→ **Try it**
Each line of the material below that holds the word "import" needs to be copied.
════
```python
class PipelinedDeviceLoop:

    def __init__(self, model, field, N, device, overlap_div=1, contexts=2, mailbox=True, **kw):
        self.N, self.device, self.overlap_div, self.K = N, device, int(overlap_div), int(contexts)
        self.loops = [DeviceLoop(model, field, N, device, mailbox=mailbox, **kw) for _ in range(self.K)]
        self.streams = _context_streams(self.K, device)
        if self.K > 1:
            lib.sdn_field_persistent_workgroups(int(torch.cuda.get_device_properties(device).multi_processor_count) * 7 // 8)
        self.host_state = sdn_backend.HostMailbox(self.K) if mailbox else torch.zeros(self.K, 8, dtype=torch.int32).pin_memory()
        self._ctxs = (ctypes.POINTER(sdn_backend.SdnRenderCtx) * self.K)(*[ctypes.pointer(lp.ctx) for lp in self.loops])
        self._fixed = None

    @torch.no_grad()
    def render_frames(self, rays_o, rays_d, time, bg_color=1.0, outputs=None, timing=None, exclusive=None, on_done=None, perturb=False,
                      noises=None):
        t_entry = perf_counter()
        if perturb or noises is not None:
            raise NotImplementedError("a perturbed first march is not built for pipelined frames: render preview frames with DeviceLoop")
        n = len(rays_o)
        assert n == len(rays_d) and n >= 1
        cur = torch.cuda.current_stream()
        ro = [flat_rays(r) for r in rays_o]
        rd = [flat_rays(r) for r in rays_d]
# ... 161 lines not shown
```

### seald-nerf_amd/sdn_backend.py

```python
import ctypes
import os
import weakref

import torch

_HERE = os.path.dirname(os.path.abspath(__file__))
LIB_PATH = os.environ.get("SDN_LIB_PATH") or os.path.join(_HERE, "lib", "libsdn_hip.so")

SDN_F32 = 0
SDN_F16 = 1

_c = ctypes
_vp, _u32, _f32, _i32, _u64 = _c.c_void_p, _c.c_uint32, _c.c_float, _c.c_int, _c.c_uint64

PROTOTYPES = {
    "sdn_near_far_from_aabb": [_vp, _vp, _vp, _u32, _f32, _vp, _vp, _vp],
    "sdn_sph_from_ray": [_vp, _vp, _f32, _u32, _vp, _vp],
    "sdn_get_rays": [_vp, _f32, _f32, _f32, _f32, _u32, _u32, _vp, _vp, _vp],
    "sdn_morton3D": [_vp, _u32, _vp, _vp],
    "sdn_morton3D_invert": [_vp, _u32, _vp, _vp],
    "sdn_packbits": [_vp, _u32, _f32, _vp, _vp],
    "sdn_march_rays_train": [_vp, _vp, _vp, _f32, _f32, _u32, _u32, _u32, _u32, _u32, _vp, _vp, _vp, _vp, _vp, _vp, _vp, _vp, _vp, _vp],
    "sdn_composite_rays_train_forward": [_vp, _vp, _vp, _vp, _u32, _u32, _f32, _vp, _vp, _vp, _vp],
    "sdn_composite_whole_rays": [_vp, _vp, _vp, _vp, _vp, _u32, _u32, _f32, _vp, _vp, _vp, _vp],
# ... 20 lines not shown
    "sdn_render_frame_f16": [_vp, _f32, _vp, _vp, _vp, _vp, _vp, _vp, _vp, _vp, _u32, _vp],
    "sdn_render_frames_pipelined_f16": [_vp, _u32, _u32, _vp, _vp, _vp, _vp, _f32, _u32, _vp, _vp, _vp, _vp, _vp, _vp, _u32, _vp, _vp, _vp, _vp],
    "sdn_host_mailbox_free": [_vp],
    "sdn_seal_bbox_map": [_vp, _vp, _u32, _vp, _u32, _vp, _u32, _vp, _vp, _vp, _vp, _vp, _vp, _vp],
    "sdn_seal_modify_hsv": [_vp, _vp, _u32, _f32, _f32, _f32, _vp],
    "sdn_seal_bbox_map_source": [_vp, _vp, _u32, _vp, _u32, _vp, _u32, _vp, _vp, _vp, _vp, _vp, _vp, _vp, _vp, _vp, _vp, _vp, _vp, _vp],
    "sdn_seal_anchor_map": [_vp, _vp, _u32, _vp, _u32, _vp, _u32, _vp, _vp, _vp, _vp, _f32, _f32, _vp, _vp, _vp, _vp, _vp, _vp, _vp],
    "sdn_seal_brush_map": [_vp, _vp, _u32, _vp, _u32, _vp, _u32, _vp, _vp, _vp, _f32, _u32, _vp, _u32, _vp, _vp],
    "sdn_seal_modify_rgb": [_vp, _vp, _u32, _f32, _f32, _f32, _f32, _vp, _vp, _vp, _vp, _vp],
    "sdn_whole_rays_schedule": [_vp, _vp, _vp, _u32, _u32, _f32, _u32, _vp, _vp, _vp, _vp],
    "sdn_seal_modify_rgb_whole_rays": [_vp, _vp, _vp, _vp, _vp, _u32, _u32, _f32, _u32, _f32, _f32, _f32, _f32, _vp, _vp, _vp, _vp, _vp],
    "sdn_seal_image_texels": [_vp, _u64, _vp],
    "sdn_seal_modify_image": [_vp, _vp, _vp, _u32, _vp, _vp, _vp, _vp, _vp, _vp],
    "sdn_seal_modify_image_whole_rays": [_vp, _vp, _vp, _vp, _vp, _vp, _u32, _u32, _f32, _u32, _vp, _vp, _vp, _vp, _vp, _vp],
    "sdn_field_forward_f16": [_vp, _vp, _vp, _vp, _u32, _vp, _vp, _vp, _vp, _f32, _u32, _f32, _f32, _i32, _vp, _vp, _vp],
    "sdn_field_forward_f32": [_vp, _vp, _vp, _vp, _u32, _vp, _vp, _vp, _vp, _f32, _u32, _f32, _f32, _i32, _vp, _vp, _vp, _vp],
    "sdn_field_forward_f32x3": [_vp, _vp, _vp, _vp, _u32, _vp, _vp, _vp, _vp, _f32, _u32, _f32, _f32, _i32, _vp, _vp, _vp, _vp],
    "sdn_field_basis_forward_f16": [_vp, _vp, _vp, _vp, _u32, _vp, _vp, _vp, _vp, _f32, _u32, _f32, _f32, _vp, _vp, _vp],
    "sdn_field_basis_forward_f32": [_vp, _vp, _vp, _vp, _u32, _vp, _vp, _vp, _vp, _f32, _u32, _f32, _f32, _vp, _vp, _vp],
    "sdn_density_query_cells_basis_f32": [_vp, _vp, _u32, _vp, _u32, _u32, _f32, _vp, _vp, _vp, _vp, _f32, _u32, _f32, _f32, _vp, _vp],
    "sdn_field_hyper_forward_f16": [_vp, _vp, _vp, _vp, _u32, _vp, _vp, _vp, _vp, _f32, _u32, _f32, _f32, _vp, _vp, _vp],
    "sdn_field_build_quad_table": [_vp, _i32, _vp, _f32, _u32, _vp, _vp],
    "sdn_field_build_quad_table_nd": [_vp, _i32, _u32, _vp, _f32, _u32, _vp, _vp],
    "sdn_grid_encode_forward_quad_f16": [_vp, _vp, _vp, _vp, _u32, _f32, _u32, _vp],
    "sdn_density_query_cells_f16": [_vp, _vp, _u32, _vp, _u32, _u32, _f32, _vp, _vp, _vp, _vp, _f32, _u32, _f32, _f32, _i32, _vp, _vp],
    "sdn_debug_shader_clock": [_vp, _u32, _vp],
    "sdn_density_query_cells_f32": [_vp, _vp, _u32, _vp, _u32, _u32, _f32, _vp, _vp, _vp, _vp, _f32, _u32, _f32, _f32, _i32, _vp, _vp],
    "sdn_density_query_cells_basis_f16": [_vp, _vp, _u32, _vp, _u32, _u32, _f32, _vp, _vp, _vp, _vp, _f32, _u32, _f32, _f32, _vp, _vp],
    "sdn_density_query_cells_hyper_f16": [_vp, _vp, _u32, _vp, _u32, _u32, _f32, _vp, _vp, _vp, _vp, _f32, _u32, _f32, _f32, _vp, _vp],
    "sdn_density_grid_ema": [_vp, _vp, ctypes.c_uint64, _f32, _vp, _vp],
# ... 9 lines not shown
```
════
→ **Result**
import ctypes
import os
import weakref
import torch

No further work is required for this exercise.